Jim Fiddes

Personal information
- Full name: James Fiddes
- Date of birth: 3 October 1916
- Place of birth: Grangemouth, Scotland
- Date of death: 1970 (aged 53)
- Place of death: Falkirk, Scotland
- Positions: Outside right; inside right; right half;

Senior career*
- Years: Team / Apps / (Gls)
- –: Grange Rovers
- 1934–1940: Rangers / 57 / (14)
- 1940–1951: Falkirk / 134 / (15)
- 1951–1952: Ross County
- 1952–1953: Stenhousemuir

= Jim Fiddes =

Scottish footballer (1916–1970)

James Fiddes BEM (3 October 1916 – 1970) was a Scottish footballer; he was a versatile player who featured at outside right, inside right and right half during his career.

Born in Grangemouth, Fiddes served in the Royal Air Force during the Second World War and played for Rangers, Falkirk and Stenhousemuir. Having won a Scottish Cup (1936) and a Scottish Football League title (1938–39) with Rangers before the war, he also played for Falkirk in the 1947–48 Scottish League Cup Final.

After retiring from football in the 1950s, he joined BP as a tanker driver at Grangemouth Refinery.
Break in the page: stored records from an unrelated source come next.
# sec-bit/ckb-zkp

Hardware: AMD Instinct MI355X
Metric: Groth16 proofs/sec (2^20 constraints, BN256) (higher is better)
Workload: dtype u32 limbs (256-bit Montgomery integers); 1 GPU; Groth16 prove, MiMC-chain R1CS, 1048570 constraints (domain 2^20), 1258284 aux, bn254, G1 x4 + G2 x1 MSM + 4 NTT (7 in the reference: evaluation-form key); curve=bn254, log_domain=20, parallelism=independent proofs x1

## Files before the change

### ckb_zkp_amd/_lib.py

```python
from __future__ import annotations

import ctypes as C
import os
from pathlib import Path

LIB_PATH = Path(os.environ.get("ZKP_ACCEL_LIB") or Path(__file__).resolve().parent / "lib" / "libzkp_accel.so")

u64p = C.POINTER(C.c_uint64)
u32p = C.POINTER(C.c_uint32)
u8p = C.POINTER(C.c_uint8)
vp = C.c_void_p


class ZkpError(RuntimeError):
    def __init__(self, status: int, where: str, text: str):
        super().__init__(f"{where}: status {status} ({text})")
        self.status = status


class Csr(C.Structure):
    _fields_ = [("row_ptr", vp), ("col", vp), ("coeff", vp)]


class Groth16PkDesc(C.Structure):
# ... 106 lines not shown
    "zkp_bases_upload_g2": (C.c_int32, [vp, C.c_int, vp, vp, C.c_size_t, C.POINTER(C.c_uint64)]),
    "zkp_bases_share": (C.c_int32, [vp, vp, C.c_uint64, u64p]),
    "zkp_bases_free": (C.c_int32, [vp, C.c_uint64]),
    "zkp_bases_len": (C.c_int32, [vp, C.c_uint64, C.POINTER(C.c_size_t)]),
    "zkp_msm_g1": (C.c_int32, [vp, C.c_uint64, C.c_size_t, vp, C.c_size_t, vp]),
    "zkp_msm_g2": (C.c_int32, [vp, C.c_uint64, C.c_size_t, vp, C.c_size_t, vp]),
    "zkp_msm_g1_dev": (C.c_int32, [vp, C.c_uint64, C.c_size_t, vp, C.c_size_t, vp]),
    "zkp_msm_g2_dev": (C.c_int32, [vp, C.c_uint64, C.c_size_t, vp, C.c_size_t, vp]),
    "zkp_vartime_multiscalar_mul_g1": (C.c_int32, [vp, C.c_uint64, vp, C.c_size_t, vp]),
    "zkp_vartime_multiscalar_mul_g2": (C.c_int32, [vp, C.c_uint64, vp, C.c_size_t, vp]),
    "zkp_msm_g1_var": (C.c_int32, [vp, C.c_int, vp, vp, vp, C.c_size_t, C.c_int32, vp]),
    "zkp_msm_g2_var": (C.c_int32, [vp, C.c_int, vp, vp, vp, C.c_size_t, C.c_int32, vp]),
    "zkp_msm_g1_var_batch_dev": (C.c_int32, [vp, C.c_int, C.c_size_t, vp, vp, vp, vp, C.c_int32, vp]),
    "zkp_msm_g2_var_batch_dev": (C.c_int32, [vp, C.c_int, C.c_size_t, vp, vp, vp, vp, C.c_int32, vp]),
    "zkp_g1_ipa_fold_dev": (C.c_int32, [vp, C.c_int, vp, vp, vp, vp, C.c_size_t, vp, vp, vp, vp]),
    "zkp_fr_dot_batch_dev": (C.c_int32, [vp, C.c_int, C.c_size_t, vp, vp, vp, vp]),
    "zkp_msm_g1_mont_dev": (C.c_int32, [vp, C.c_uint64, C.c_size_t, vp, C.c_size_t, vp]),
    "zkp_msm_g2_mont_dev": (C.c_int32, [vp, C.c_uint64, C.c_size_t, vp, C.c_size_t, vp]),
    "zkp_msm_g1_mont_batch_dev": (C.c_int32, [vp, C.c_uint64, C.c_size_t, vp, vp, vp, vp]),
    "zkp_msm_mont_multi_dev": (C.c_int32, [vp, C.c_size_t, vp, vp, vp, vp, vp, C.c_size_t]),
    "zkp_fr_vec_op_dev": (C.c_int32, [vp, C.c_int, C.c_int32, vp, vp, vp, vp, C.c_size_t]),
    "zkp_fr_spmv_dev": (C.c_int32, [vp, C.c_int, vp, vp, vp, C.c_size_t, vp, vp]),
    "zkp_fr_gather_dev": (C.c_int32, [vp, vp, vp, C.c_size_t, vp]),
    "zkp_poly_divide_by_vanishing_dev": (C.c_int32, [vp, C.c_int, vp, C.c_size_t, C.c_size_t, vp, vp]),
    "zkp_d2d": (C.c_int32, [vp, vp, vp, C.c_size_t]),
    "zkp_dev_zero": (C.c_int32, [vp, vp, C.c_size_t]),
    "zkp_fr_batch_inverse_dev": (C.c_int32, [vp, C.c_int, vp, C.c_size_t]),
    "zkp_poly_evaluate_dev": (C.c_int32, [vp, C.c_int, vp, C.c_size_t, vp, vp]),
    "zkp_poly_div_linear_dev": (C.c_int32, [vp, C.c_int, vp, C.c_size_t, vp, vp, vp]),
    "zkp_g1_fold": (C.c_int32, [vp, C.c_int, vp, C.c_size_t, vp]),
    "zkp_g2_fold": (C.c_int32, [vp, C.c_int, vp, C.c_size_t, vp]),
    "zkp_g1_into_affine": (C.c_int32, [vp, C.c_int, vp, vp, vp]),
    "zkp_g1_decompress": (C.c_int32, [vp, C.c_int, vp, C.c_size_t, vp, vp, C.POINTER(C.c_size_t)]),
    "zkp_g2_decompress": (C.c_int32, [vp, C.c_int, vp, C.c_size_t, vp, vp, C.POINTER(C.c_size_t)]),
    "zkp_g1_compress": (C.c_int32, [vp, C.c_int, vp, vp, C.c_size_t, vp]),
    "zkp_g2_compress": (C.c_int32, [vp, C.c_int, vp, vp, C.c_size_t, vp]),
    "zkp_g1_subgroup_check": (C.c_int32, [vp, C.c_int, vp, vp, C.c_size_t, C.POINTER(C.c_size_t)]),
    "zkp_g2_subgroup_check": (C.c_int32, [vp, C.c_int, vp, vp, C.c_size_t, C.POINTER(C.c_size_t)]),
    "zkp_g2_into_affine": (C.c_int32, [vp, C.c_int, vp, vp, vp]),
    "zkp_groth16_points_into_affine": (C.c_int32, [C.c_int, vp, vp, vp, vp, vp]),
    "zkp_fixed_base_mul_g1": (C.c_int32, [vp, C.c_int, vp, vp, C.c_size_t, vp, vp]),
    "zkp_fixed_base_mul_g2": (C.c_int32, [vp, C.c_int, vp, vp, C.c_size_t, vp, vp]),
    "zkp_groth16_pk_upload": (C.c_int32, [vp, C.POINTER(Groth16PkDesc), C.POINTER(vp)]),
    "zkp_groth16_pk_upload_ex": (C.c_int32, [vp, C.POINTER(Groth16PkDesc), C.c_uint32, C.POINTER(vp)]),
    "zkp_groth16_pk_upload_shard": (C.c_int32, [vp, C.POINTER(Groth16PkDesc), C.c_int32, C.c_int32, C.POINTER(vp)]),
    "zkp_groth16_partials_bytes": (C.c_int32, [C.c_int, C.POINTER(C.c_size_t)]),
    "zkp_groth16_prove_partials_dev": (C.c_int32, [vp, vp, vp, vp, vp, vp]),
    "zkp_groth16_fold_assemble_dev": (C.c_int32, [vp, C.c_int, vp, C.c_int32, vp, vp, vp, vp]),
    "zkp_groth16_pk_free": (C.c_int32, [vp, vp]),
    "zkp_groth16_witness_map": (C.c_int32, [vp, vp, vp, vp]),
    "zkp_groth16_witness_map_dev": (C.c_int32, [vp, vp, vp, vp]),
    "zkp_groth16_domain_size": (C.c_int32, [vp, C.POINTER(C.c_uint64)]),
    "zkp_groth16_pk_info": (C.c_int32, [vp, vp, C.POINTER(C.c_uint64)]),
    "zkp_groth16_prove": (C.c_int32, [vp, vp, vp, vp, vp, vp, vp]),
    "zkp_groth16_prove_dev": (C.c_int32, [vp, vp, vp, vp, vp, vp, vp]),
    "zkp_groth16_prove_batch_dev": (C.c_int32, [vp, vp, C.c_size_t, vp, vp, vp, vp, vp]),
    "zkp_groth16_prove_batch": (C.c_int32, [vp, vp, C.c_size_t, vp, vp, vp, vp, vp]),
    "zkp_groth16_assemble": (C.c_int32, [vp, C.c_int, vp, vp, vp, vp, vp]),
    "zkp_groth16_last_timing": (C.c_int32, [vp, C.POINTER(Groth16Timing)]),
    "zkp_marlin_last_timing": (C.c_int32, [vp, C.POINTER(MarlinTiming)]),
    "zkp_set_profiling": (C.c_int32, [vp, C.c_int32]),
    "zkp_marlin_index_upload": (C.c_int32, [vp, C.POINTER(MarlinIndexDesc), C.POINTER(vp)]),
    "zkp_marlin_index_free": (C.c_int32, [vp, vp]),
    "zkp_marlin_index_info": (C.c_int32, [vp, u64p]),
    "zkp_marlin_index_commit": (C.c_int32, [vp, vp, C.c_uint64, vp, vp]),
    "zkp_marlin_prove": (C.c_int32, [vp, vp, C.c_uint64, C.c_uint64, vp, C.c_size_t, vp, vp, C.c_size_t,
                                     C.POINTER(MarlinRand), vp, C.POINTER(MarlinProof)]),
    "zkp_fs_rng_new": (C.c_int32, [vp, C.c_size_t, C.POINTER(vp)]),
    "zkp_fs_rng_free": (C.c_int32, [vp]),
    "zkp_fs_rng_absorb": (C.c_int32, [vp, vp, C.c_size_t]),
    "zkp_fs_rng_seed": (C.c_int32, [vp, vp]),
    "zkp_fs_rng_next_u64": (C.c_int32, [vp, u64p]),
    "zkp_fs_rng_rand_u128": (C.c_int32, [vp, vp]),
    "zkp_fs_rng_rand_fr": (C.c_int32, [vp, C.c_int, vp]),
    "zkp_fs_rng_sample_outside_domain": (C.c_int32, [vp, C.c_int, C.c_uint32, vp]),
    "zkp_merlin_oneshot": (C.c_int32, [vp, C.c_size_t, vp, C.c_size_t, vp, C.c_size_t, vp, C.c_size_t, vp, C.c_size_t]),
    "zkp_bench_mulmod": (C.c_int32, [vp, C.c_int, C.c_int32, C.c_int32, C.POINTER(C.c_double)]),
    "zkp_bench_hbm_copy": (C.c_int32, [vp, C.c_size_t, C.POINTER(C.c_double)]),
}

_lib = None


def load(path: os.PathLike | None = None) -> C.CDLL:
    global _lib
    if _lib is not None and path is None:
        return _lib
    p = Path(path) if path else LIB_PATH
    if not p.exists():
        raise ImportError(f"{p} not found — build it with `python -m ckb_zkp_amd.build` "
                          "(hipcc --offload-arch=gfx950); there is no CPU fallback")
    lib = C.CDLL(str(p))
    for name, (res, args) in SIGNATURES.items():
        fn = getattr(lib, name)
        fn.restype, fn.argtypes = res, args
    if path is None:
        _lib = lib
    return lib


ZKP_ERR_INVALID_POINT = -7


def check(status: int, where: str) -> None:
    if status != 0:
        raise ZkpError(status, where, load().zkp_status_string(status).decode())
# ... 1 lines not shown
```

### ckb_zkp_amd/csrc/capi.hip

```cpp
#include <cstdint>
#include <cstdlib>
#include <cstring>

#include "ctx.hpp"
#include "host_field.hpp"
#include "internal.hpp"
#include "ipa.hpp"

using namespace zkp;

namespace {

template <class Fn>
int32_t guarded(zkp_ctx* ctx, Fn&& fn) {
  if (!ctx) return ZKP_ERR_BAD_ARG;
  std::lock_guard<std::recursive_mutex> lk(ctx->mu);
  try {
    ZKP_HIP(hipSetDevice(ctx->device));
    fn();
    return ZKP_OK;
  } catch (const StatusError& e) {
    return e.status;
  } catch (const HipError& e) {
    ctx->last_error = std::string(e.what) + ": " + hipGetErrorString(e.e);
// ... 568 lines not shown
  if (!desc || !out || (flags & ~(uint32_t)ZKP_PK_KEEP_FORM)) return ZKP_ERR_BAD_ARG;
  return guarded(ctx, [&] { *out = groth16_pk_upload(ctx, desc, 0, 0, (int)flags); });
}
int32_t zkp_groth16_pk_upload_shard(zkp_ctx* ctx, const zkp_groth16_pk_desc* desc, int32_t rank, int32_t world,
                                    zkp_groth16_pk** out) {
  if (!desc || !out || world < 1 || rank < 0 || rank >= world) return ZKP_ERR_BAD_ARG;
  return guarded(ctx, [&] { *out = groth16_pk_upload(ctx, desc, rank, world); });
}
int32_t zkp_groth16_partials_bytes(zkp_curve_t curve, size_t* bytes) {
  if (!bytes || (curve != ZKP_BN254 && curve != ZKP_BLS12_381)) return ZKP_ERR_BAD_ARG;
  *bytes = groth16_partials_bytes(curve);
  return ZKP_OK;
}
int32_t zkp_groth16_prove_partials_dev(zkp_ctx* ctx, zkp_groth16_pk* pk, const uint64_t* z_dev, const uint64_t* r,
                                       const uint64_t* s, void* partials_dev) {
  if (!pk || !z_dev || !r || !s || !partials_dev) return ZKP_ERR_BAD_ARG;
  return guarded(ctx, [&] { groth16_prove_partials(ctx, pk, z_dev, r, s, partials_dev); });
}
int32_t zkp_groth16_fold_assemble_dev(zkp_ctx* ctx, zkp_curve_t curve, const void* gathered_dev, int32_t world,
                                      const uint64_t* r, const uint64_t* s, uint64_t* proof, uint8_t* inf) {
  if (!gathered_dev || world < 1 || !r || !s || !proof || !inf) return ZKP_ERR_BAD_ARG;
  return guarded(ctx, [&] { groth16_fold_assemble(ctx, curve, gathered_dev, world, r, s, proof, inf); });
}
int32_t zkp_groth16_pk_upload_multi(zkp_ctx* ctx, const zkp_groth16_pk_desc* desc, int32_t mode, zkp_groth16_pk_multi** out) {
  if (!ctx || !desc || !out || ctx->devs.empty() || (mode != ZKP_MULTI_SHARD && mode != ZKP_MULTI_REPLICATE)) return ZKP_ERR_BAD_ARG;
  return guarded_multi(ctx, [&] { *out = groth16_pk_upload_multi(ctx, desc, mode); });
}
int32_t zkp_groth16_pk_multi_free(zkp_ctx* ctx, zkp_groth16_pk_multi* pk) {
  if (!ctx || !pk || ctx->devs.empty()) return ZKP_ERR_BAD_ARG;
  return guarded_multi(ctx, [&] { groth16_pk_multi_free(ctx, pk); });
}
int32_t zkp_groth16_multi_info(zkp_ctx* ctx, zkp_groth16_pk_multi* pk, uint64_t info[6]) {
  if (!ctx || !pk || !info || ctx->devs.empty()) return ZKP_ERR_BAD_ARG;
  return guarded(ctx, [&] { groth16_multi_info(ctx, pk, info); });
}
int32_t zkp_groth16_prove_multi(zkp_ctx* ctx, zkp_groth16_pk_multi* pk, const uint64_t* const* z, int32_t z_on_device,
                                const uint64_t* r, const uint64_t* s, uint64_t* proof, uint8_t* inf) {
  if (!ctx || !pk || !z || !z[0] || !r || !s || !proof || !inf || ctx->devs.empty()) return ZKP_ERR_BAD_ARG;
  if (z_on_device)
    for (size_t k = 0; k < ctx->devs.size(); k++)
      if (!z[k]) return ZKP_ERR_BAD_ARG;
  return guarded_multi(ctx, [&] { groth16_prove_multi(ctx, pk, z, z_on_device != 0, r, s, proof, inf); });
}
int32_t zkp_groth16_prove_batch_multi(zkp_ctx* ctx, zkp_groth16_pk_multi* pk, size_t count, const uint64_t* const* z,
                                      int32_t z_on_device, const uint64_t* r, const uint64_t* s, uint64_t* proofs,
                                      uint8_t* inf) {
  if (!ctx || !pk || ctx->devs.empty() || (count && (!z || !r || !s || !proofs || !inf))) return ZKP_ERR_BAD_ARG;
  return guarded_multi(ctx, [&] { groth16_prove_batch_multi(ctx, pk, count, z, z_on_device != 0, r, s, proofs, inf); });
}
int32_t zkp_groth16_pk_free(zkp_ctx* ctx, zkp_groth16_pk* pk) {
  if (!pk) return ZKP_ERR_BAD_ARG;
  return guarded(ctx, [&] { groth16_pk_free(ctx, pk); });
}
int32_t zkp_groth16_pk_info(zkp_ctx* ctx, zkp_groth16_pk* pk, uint64_t info[8]) {
  if (!ctx || !pk || !info) return ZKP_ERR_BAD_ARG;
  return guarded(ctx, [&] { groth16_pk_info(ctx, pk, info); });
}
int32_t zkp_groth16_domain_size(zkp_groth16_pk* pk, uint64_t* n) {
  if (!pk || !n) return ZKP_ERR_BAD_ARG;
  *n = groth16_domain_size(pk);
  return ZKP_OK;
}
int32_t zkp_groth16_witness_map(zkp_ctx* ctx, zkp_groth16_pk* pk, const uint64_t* z, uint64_t* h) {
  if (!pk || !z || !h) return ZKP_ERR_BAD_ARG;
  return guarded(ctx, [&] { groth16_witness_map(ctx, pk, z, h, false); });
}
int32_t zkp_groth16_witness_map_dev(zkp_ctx* ctx, zkp_groth16_pk* pk, const uint64_t* z, uint64_t* h) {
  if (!pk || !z || !h) return ZKP_ERR_BAD_ARG;
  return guarded(ctx, [&] { groth16_witness_map(ctx, pk, z, h, true); });
}
int32_t zkp_groth16_prove(zkp_ctx* ctx, zkp_groth16_pk* pk, const uint64_t* z, const uint64_t* r, const uint64_t* s,
                          uint64_t* proof, uint8_t* inf) {
  if (!pk || !z || !r || !s || !proof || !inf) return ZKP_ERR_BAD_ARG;
  return guarded(ctx, [&] { groth16_prove(ctx, pk, z, false, r, s, proof, inf); });
}
int32_t zkp_groth16_prove_dev(zkp_ctx* ctx, zkp_groth16_pk* pk, const uint64_t* z, const uint64_t* r,
                              const uint64_t* s, uint64_t* proof, uint8_t* inf) {
  if (!pk || !z || !r || !s || !proof || !inf) return ZKP_ERR_BAD_ARG;
  return guarded(ctx, [&] { groth16_prove(ctx, pk, z, true, r, s, proof, inf); });
}
int32_t zkp_groth16_prove_batch_dev(zkp_ctx* ctx, zkp_groth16_pk* pk, size_t n, const uint64_t* const* z_dev,
                                    const uint64_t* r, const uint64_t* s, uint64_t* proofs, uint8_t* inf) {
  if (!pk || (n && (!z_dev || !r || !s || !proofs || !inf))) return ZKP_ERR_BAD_ARG;
  return guarded(ctx, [&] { groth16_prove_batch(ctx, pk, n, z_dev, r, s, proofs, inf); });
}
int32_t zkp_groth16_prove_batch(zkp_ctx* ctx, zkp_groth16_pk* pk, size_t n, const uint64_t* const* z_host,
                                const uint64_t* r, const uint64_t* s, uint64_t* proofs, uint8_t* inf) {
  if (!pk || (n && (!z_host || !r || !s || !proofs || !inf))) return ZKP_ERR_BAD_ARG;
  return guarded(ctx, [&] { groth16_prove_batch(ctx, pk, n, z_host, r, s, proofs, inf, false); });
}
int32_t zkp_groth16_assemble(zkp_ctx* ctx, zkp_curve_t curve, const uint64_t* sums, const uint64_t* r,
                             const uint64_t* s, uint64_t* proof, uint8_t* inf) {
  if (!sums || !r || !s || !proof || !inf) return ZKP_ERR_BAD_ARG;
  return guarded(ctx, [&] { groth16_assemble(ctx, curve, sums, r, s, proof, inf); });
}
int32_t zkp_marlin_index_upload(zkp_ctx* ctx, const zkp_marlin_index_desc* desc, zkp_marlin_index** out) {
  if (!desc || !out) return ZKP_ERR_BAD_ARG;
  return guarded(ctx, [&] { *out = marlin_index_upload(ctx, desc); });
}
int32_t zkp_marlin_index_free(zkp_ctx* ctx, zkp_marlin_index* index) {
  if (!index) return ZKP_ERR_BAD_ARG;
  return guarded(ctx, [&] { marlin_index_free(ctx, index); });
}
int32_t zkp_marlin_index_info(const zkp_marlin_index* index, uint64_t info[6]) {
  if (!index || !info) return ZKP_ERR_BAD_ARG;
  marlin_index_info(index, info);
// ... 37 lines not shown
```

### ckb_zkp_amd/csrc/ctx.hpp

```cpp
#pragma once
#include <hip/hip_runtime.h>
#include <stdint.h>

#include <map>
#include <mutex>
#include <memory>
#include <string>
#include <unordered_map>
#include <vector>

#include "../../include/zkp_accel.h"

namespace zkp {

struct HipError {
  hipError_t e;
  const char* what;
  int line;
};

#define ZKP_HIP(call)                                                   \
  do {                                                                  \
    hipError_t _e = (call);                                             \
    if (_e != hipSuccess) throw ::zkp::HipError{_e, #call, __LINE__};   \
  } while (0)

struct StatusError {
  int32_t status;
};
#define ZKP_REQUIRE(cond, status) \
  do {                            \
    if (!(cond)) throw ::zkp::StatusError{(status)}; \
  } while (0)

struct DevBuf {
  void* p = nullptr;
  size_t cap = 0;
  void* get(size_t bytes) {
    if (bytes > cap) {
      if (p) (void)hipFree(p);
      p = nullptr;
      cap = 0;
      size_t want = bytes + (bytes >> 3) + 256;
      hipError_t e = hipMalloc(&p, want);
      if (e != hipSuccess) throw StatusError{ZKP_ERR_OOM};
      cap = want;
    }
    return p;
  }
  template <class T>
  T* as(size_t count) { return reinterpret_cast<T*>(get(count * sizeof(T))); }
  ~DevBuf() {
    if (p) (void)hipFree(p);
  }
  DevBuf() = default;
  DevBuf(const DevBuf&) = delete;
  DevBuf& operator=(const DevBuf&) = delete;
};

struct NttTables {
  int log_n = 0, h = 0;
  uint32_t* w_lo = nullptr;
  uint32_t* w_hi = nullptr;
  uint32_t* wi_lo = nullptr;
  uint32_t* wi_hi = nullptr;
  uint32_t* g_lo = nullptr;
  uint32_t* g_hi = nullptr;
  uint32_t* gi_lo = nullptr;
  uint32_t* gi_hi = nullptr;
  uint32_t* sub_fwd = nullptr;
  uint32_t* sub_inv = nullptr;
  uint32_t* n_inv = nullptr;
  void* block = nullptr;
  uint32_t* full_fwd[8] = {};
  uint32_t* full_inv[8] = {};
  uint32_t* full_g = nullptr;
  uint32_t* full_gi = nullptr;
  uint32_t* g_hi_n = nullptr;
  uint32_t* full_g_n = nullptr;
  std::vector<void*> extra;
};

struct BasesEntry;

struct MsmWorkspace {
  hipStream_t stream = nullptr;
  bool own_stream = false;
  hipEvent_t done = nullptr;
  hipEvent_t sorted = nullptr;
  hipEvent_t l1_done = nullptr;
  uint32_t chain_nb = 0;
  size_t chain_xb = 0;
  hipEvent_t acc_done = nullptr;
  DevBuf keys, vals, keys2, vals2, sort_tmp, offsets, buckets, tmp, out, sched, scan_tmp, scan_tmp2, partial, redo;
};
struct Groth16Timing {
  zkp_groth16_timing t{};
};

}
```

He became a prominent member of the Transport and General Workers' Union, serving as chairman, secretary, collector and shop steward of 7/51 Branch at the depot and by 1970 as chairman of the TGWU's Commercial Services Group.

Fiddes was awarded the British Empire Medal (BEM) in the 1970 New Year Honours for his services to the petroleum industry and the TGWU.